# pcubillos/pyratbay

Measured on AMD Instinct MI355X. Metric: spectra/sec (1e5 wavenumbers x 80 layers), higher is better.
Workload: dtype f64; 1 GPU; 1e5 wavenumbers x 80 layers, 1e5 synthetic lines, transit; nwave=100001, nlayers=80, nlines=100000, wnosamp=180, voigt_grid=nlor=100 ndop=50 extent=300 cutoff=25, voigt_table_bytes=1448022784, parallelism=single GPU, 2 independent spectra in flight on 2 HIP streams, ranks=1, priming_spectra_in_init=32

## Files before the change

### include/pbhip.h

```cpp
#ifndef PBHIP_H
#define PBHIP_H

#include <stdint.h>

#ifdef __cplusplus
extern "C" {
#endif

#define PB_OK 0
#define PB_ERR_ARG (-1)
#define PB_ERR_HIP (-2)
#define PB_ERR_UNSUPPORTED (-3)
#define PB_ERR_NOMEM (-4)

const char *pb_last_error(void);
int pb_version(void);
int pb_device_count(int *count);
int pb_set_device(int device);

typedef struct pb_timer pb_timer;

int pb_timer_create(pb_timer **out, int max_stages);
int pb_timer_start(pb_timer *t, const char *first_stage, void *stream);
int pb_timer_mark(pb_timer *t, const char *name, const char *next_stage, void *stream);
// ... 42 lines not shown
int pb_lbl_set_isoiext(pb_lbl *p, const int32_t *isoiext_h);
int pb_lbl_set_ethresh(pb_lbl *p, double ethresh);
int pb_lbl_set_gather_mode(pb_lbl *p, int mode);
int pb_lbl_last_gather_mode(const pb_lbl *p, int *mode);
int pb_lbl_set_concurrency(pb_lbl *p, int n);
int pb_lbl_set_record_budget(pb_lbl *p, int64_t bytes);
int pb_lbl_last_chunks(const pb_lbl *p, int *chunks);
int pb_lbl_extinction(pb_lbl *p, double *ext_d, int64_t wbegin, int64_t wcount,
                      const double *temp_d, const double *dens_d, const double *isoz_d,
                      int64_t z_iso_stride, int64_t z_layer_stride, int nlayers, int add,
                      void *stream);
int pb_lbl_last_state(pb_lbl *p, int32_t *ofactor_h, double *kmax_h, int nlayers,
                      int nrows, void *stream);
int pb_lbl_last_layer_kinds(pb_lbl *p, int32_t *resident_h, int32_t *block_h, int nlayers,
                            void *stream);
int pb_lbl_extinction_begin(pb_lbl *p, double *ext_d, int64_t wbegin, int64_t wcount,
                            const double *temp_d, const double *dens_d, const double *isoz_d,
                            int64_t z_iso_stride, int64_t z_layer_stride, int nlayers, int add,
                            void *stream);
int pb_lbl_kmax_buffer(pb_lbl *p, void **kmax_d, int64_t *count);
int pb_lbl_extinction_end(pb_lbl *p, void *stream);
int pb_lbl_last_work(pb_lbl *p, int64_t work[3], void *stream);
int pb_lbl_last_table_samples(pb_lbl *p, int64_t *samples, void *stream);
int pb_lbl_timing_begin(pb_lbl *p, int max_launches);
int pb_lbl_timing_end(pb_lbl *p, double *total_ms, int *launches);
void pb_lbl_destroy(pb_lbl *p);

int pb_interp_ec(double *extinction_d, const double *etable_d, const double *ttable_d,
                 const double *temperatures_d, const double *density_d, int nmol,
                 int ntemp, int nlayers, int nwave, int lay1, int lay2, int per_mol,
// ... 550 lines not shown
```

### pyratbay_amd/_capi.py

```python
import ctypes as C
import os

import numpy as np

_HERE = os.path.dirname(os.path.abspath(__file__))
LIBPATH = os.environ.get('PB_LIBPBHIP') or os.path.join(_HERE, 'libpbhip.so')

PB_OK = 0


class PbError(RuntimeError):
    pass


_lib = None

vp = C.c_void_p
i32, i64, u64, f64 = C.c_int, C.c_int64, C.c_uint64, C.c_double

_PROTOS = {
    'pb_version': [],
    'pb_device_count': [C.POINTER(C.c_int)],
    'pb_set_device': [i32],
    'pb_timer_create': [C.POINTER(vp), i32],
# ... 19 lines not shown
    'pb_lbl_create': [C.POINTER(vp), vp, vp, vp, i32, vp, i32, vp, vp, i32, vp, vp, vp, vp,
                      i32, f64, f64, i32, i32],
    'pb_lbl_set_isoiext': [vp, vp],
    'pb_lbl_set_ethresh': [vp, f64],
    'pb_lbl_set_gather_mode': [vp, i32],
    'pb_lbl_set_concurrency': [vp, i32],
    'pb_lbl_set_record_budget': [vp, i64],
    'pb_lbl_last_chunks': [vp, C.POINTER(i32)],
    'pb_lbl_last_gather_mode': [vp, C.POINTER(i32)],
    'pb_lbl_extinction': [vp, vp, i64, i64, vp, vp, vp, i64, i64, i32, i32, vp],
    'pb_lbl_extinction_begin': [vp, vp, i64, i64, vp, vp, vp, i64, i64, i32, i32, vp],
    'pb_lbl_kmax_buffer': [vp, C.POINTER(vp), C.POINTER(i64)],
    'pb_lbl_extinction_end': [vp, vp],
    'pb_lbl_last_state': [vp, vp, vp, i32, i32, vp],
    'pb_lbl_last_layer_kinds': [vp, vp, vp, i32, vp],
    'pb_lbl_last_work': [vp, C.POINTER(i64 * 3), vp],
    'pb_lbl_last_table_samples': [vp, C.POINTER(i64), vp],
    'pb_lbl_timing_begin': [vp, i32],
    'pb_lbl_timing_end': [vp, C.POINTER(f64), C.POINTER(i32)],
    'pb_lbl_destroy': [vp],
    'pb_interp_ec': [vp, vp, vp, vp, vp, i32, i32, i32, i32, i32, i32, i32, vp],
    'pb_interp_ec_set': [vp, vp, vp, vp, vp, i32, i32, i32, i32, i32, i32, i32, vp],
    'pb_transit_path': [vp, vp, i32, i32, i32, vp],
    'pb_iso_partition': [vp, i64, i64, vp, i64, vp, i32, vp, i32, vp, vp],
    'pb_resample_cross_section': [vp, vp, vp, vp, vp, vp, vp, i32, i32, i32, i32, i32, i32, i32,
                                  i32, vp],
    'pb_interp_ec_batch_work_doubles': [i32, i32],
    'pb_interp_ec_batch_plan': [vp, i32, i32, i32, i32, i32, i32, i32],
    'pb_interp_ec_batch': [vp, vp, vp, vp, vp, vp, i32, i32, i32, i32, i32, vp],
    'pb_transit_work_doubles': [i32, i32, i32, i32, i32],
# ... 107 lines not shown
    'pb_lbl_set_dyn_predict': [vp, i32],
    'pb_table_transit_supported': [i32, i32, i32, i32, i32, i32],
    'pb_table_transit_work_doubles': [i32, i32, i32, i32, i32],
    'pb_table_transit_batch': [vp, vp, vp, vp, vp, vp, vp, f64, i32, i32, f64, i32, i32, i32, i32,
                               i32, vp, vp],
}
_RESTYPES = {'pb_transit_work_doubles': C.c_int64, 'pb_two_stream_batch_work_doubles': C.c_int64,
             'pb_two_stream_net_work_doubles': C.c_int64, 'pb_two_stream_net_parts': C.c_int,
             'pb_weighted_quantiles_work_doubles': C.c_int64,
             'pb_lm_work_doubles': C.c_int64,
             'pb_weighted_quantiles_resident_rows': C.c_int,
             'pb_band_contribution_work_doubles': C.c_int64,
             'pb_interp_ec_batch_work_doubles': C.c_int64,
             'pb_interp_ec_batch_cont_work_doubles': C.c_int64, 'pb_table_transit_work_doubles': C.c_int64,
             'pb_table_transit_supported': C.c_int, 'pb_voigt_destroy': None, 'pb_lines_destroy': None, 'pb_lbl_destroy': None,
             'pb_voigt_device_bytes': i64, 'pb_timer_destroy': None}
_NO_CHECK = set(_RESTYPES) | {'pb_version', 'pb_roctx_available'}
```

Required action:
All of the material must be given again exactly.

Answer to this exercise:
# pcubillos/pyratbay

Measured on AMD Instinct MI355X. Metric: spectra/sec (1e5 wavenumbers x 80 layers), higher is better.
Workload: dtype f64; 1 GPU; 1e5 wavenumbers x 80 layers, 1e5 synthetic lines, transit; nwave=100001, nlayers=80, nlines=100000, wnosamp=180, voigt_grid=nlor=100 ndop=50 extent=300 cutoff=25, voigt_table_bytes=1448022784, parallelism=single GPU, 2 independent spectra in flight on 2 HIP streams, ranks=1, priming_spectra_in_init=32

## Files before the change

### include/pbhip.h

```cpp
#ifndef PBHIP_H
#define PBHIP_H

#include <stdint.h>

#ifdef __cplusplus
extern "C" {
#endif

#define PB_OK 0
#define PB_ERR_ARG (-1)
#define PB_ERR_HIP (-2)
#define PB_ERR_UNSUPPORTED (-3)
#define PB_ERR_NOMEM (-4)

const char *pb_last_error(void);
int pb_version(void);
int pb_device_count(int *count);
int pb_set_device(int device);

typedef struct pb_timer pb_timer;

int pb_timer_create(pb_timer **out, int max_stages);
int pb_timer_start(pb_timer *t, const char *first_stage, void *stream);
int pb_timer_mark(pb_timer *t, const char *name, const char *next_stage, void *stream);
// ... 42 lines not shown
int pb_lbl_set_isoiext(pb_lbl *p, const int32_t *isoiext_h);
int pb_lbl_set_ethresh(pb_lbl *p, double ethresh);
int pb_lbl_set_gather_mode(pb_lbl *p, int mode);
int pb_lbl_last_gather_mode(const pb_lbl *p, int *mode);
int pb_lbl_set_concurrency(pb_lbl *p, int n);
int pb_lbl_set_record_budget(pb_lbl *p, int64_t bytes);
int pb_lbl_last_chunks(const pb_lbl *p, int *chunks);
int pb_lbl_extinction(pb_lbl *p, double *ext_d, int64_t wbegin, int64_t wcount,
                      const double *temp_d, const double *dens_d, const double *isoz_d,
                      int64_t z_iso_stride, int64_t z_layer_stride, int nlayers, int add,
                      void *stream);
int pb_lbl_last_state(pb_lbl *p, int32_t *ofactor_h, double *kmax_h, int nlayers,
                      int nrows, void *stream);
int pb_lbl_last_layer_kinds(pb_lbl *p, int32_t *resident_h, int32_t *block_h, int nlayers,
                            void *stream);
int pb_lbl_extinction_begin(pb_lbl *p, double *ext_d, int64_t wbegin, int64_t wcount,
                            const double *temp_d, const double *dens_d, const double *isoz_d,
                            int64_t z_iso_stride, int64_t z_layer_stride, int nlayers, int add,
                            void *stream);
int pb_lbl_kmax_buffer(pb_lbl *p, void **kmax_d, int64_t *count);
int pb_lbl_extinction_end(pb_lbl *p, void *stream);
int pb_lbl_last_work(pb_lbl *p, int64_t work[3], void *stream);
int pb_lbl_last_table_samples(pb_lbl *p, int64_t *samples, void *stream);
int pb_lbl_timing_begin(pb_lbl *p, int max_launches);
int pb_lbl_timing_end(pb_lbl *p, double *total_ms, int *launches);
void pb_lbl_destroy(pb_lbl *p);

int pb_interp_ec(double *extinction_d, const double *etable_d, const double *ttable_d,
                 const double *temperatures_d, const double *density_d, int nmol,
                 int ntemp, int nlayers, int nwave, int lay1, int lay2, int per_mol,
// ... 550 lines not shown
```

### pyratbay_amd/_capi.py

```python
import ctypes as C
import os

import numpy as np

_HERE = os.path.dirname(os.path.abspath(__file__))
LIBPATH = os.environ.get('PB_LIBPBHIP') or os.path.join(_HERE, 'libpbhip.so')

PB_OK = 0


class PbError(RuntimeError):
    pass


_lib = None

vp = C.c_void_p
i32, i64, u64, f64 = C.c_int, C.c_int64, C.c_uint64, C.c_double

_PROTOS = {
    'pb_version': [],
    'pb_device_count': [C.POINTER(C.c_int)],
    'pb_set_device': [i32],
    'pb_timer_create': [C.POINTER(vp), i32],
# ... 19 lines not shown
    'pb_lbl_create': [C.POINTER(vp), vp, vp, vp, i32, vp, i32, vp, vp, i32, vp, vp, vp, vp,
                      i32, f64, f64, i32, i32],
    'pb_lbl_set_isoiext': [vp, vp],
    'pb_lbl_set_ethresh': [vp, f64],
    'pb_lbl_set_gather_mode': [vp, i32],
    'pb_lbl_set_concurrency': [vp, i32],
    'pb_lbl_set_record_budget': [vp, i64],
    'pb_lbl_last_chunks': [vp, C.POINTER(i32)],
    'pb_lbl_last_gather_mode': [vp, C.POINTER(i32)],
    'pb_lbl_extinction': [vp, vp, i64, i64, vp, vp, vp, i64, i64, i32, i32, vp],
    'pb_lbl_extinction_begin': [vp, vp, i64, i64, vp, vp, vp, i64, i64, i32, i32, vp],
    'pb_lbl_kmax_buffer': [vp, C.POINTER(vp), C.POINTER(i64)],
    'pb_lbl_extinction_end': [vp, vp],
    'pb_lbl_last_state': [vp, vp, vp, i32, i32, vp],
    'pb_lbl_last_layer_kinds': [vp, vp, vp, i32, vp],
    'pb_lbl_last_work': [vp, C.POINTER(i64 * 3), vp],
    'pb_lbl_last_table_samples': [vp, C.POINTER(i64), vp],
    'pb_lbl_timing_begin': [vp, i32],
    'pb_lbl_timing_end': [vp, C.POINTER(f64), C.POINTER(i32)],
    'pb_lbl_destroy': [vp],
    'pb_interp_ec': [vp, vp, vp, vp, vp, i32, i32, i32, i32, i32, i32, i32, vp],
    'pb_interp_ec_set': [vp, vp, vp, vp, vp, i32, i32, i32, i32, i32, i32, i32, vp],
    'pb_transit_path': [vp, vp, i32, i32, i32, vp],
    'pb_iso_partition': [vp, i64, i64, vp, i64, vp, i32, vp, i32, vp, vp],
    'pb_resample_cross_section': [vp, vp, vp, vp, vp, vp, vp, i32, i32, i32, i32, i32, i32, i32,
                                  i32, vp],
    'pb_interp_ec_batch_work_doubles': [i32, i32],
    'pb_interp_ec_batch_plan': [vp, i32, i32, i32, i32, i32, i32, i32],
    'pb_interp_ec_batch': [vp, vp, vp, vp, vp, vp, i32, i32, i32, i32, i32, vp],
    'pb_transit_work_doubles': [i32, i32, i32, i32, i32],
# ... 107 lines not shown
    'pb_lbl_set_dyn_predict': [vp, i32],
    'pb_table_transit_supported': [i32, i32, i32, i32, i32, i32],
    'pb_table_transit_work_doubles': [i32, i32, i32, i32, i32],
    'pb_table_transit_batch': [vp, vp, vp, vp, vp, vp, vp, f64, i32, i32, f64, i32, i32, i32, i32,
                               i32, vp, vp],
}
_RESTYPES = {'pb_transit_work_doubles': C.c_int64, 'pb_two_stream_batch_work_doubles': C.c_int64,
             'pb_two_stream_net_work_doubles': C.c_int64, 'pb_two_stream_net_parts': C.c_int,
             'pb_weighted_quantiles_work_doubles': C.c_int64,
             'pb_lm_work_doubles': C.c_int64,
             'pb_weighted_quantiles_resident_rows': C.c_int,
             'pb_band_contribution_work_doubles': C.c_int64,
             'pb_interp_ec_batch_work_doubles': C.c_int64,
             'pb_interp_ec_batch_cont_work_doubles': C.c_int64, 'pb_table_transit_work_doubles': C.c_int64,
             'pb_table_transit_supported': C.c_int, 'pb_voigt_destroy': None, 'pb_lines_destroy': None, 'pb_lbl_destroy': None,
             'pb_voigt_device_bytes': i64, 'pb_timer_destroy': None}
_NO_CHECK = set(_RESTYPES) | {'pb_version', 'pb_roctx_available'}
```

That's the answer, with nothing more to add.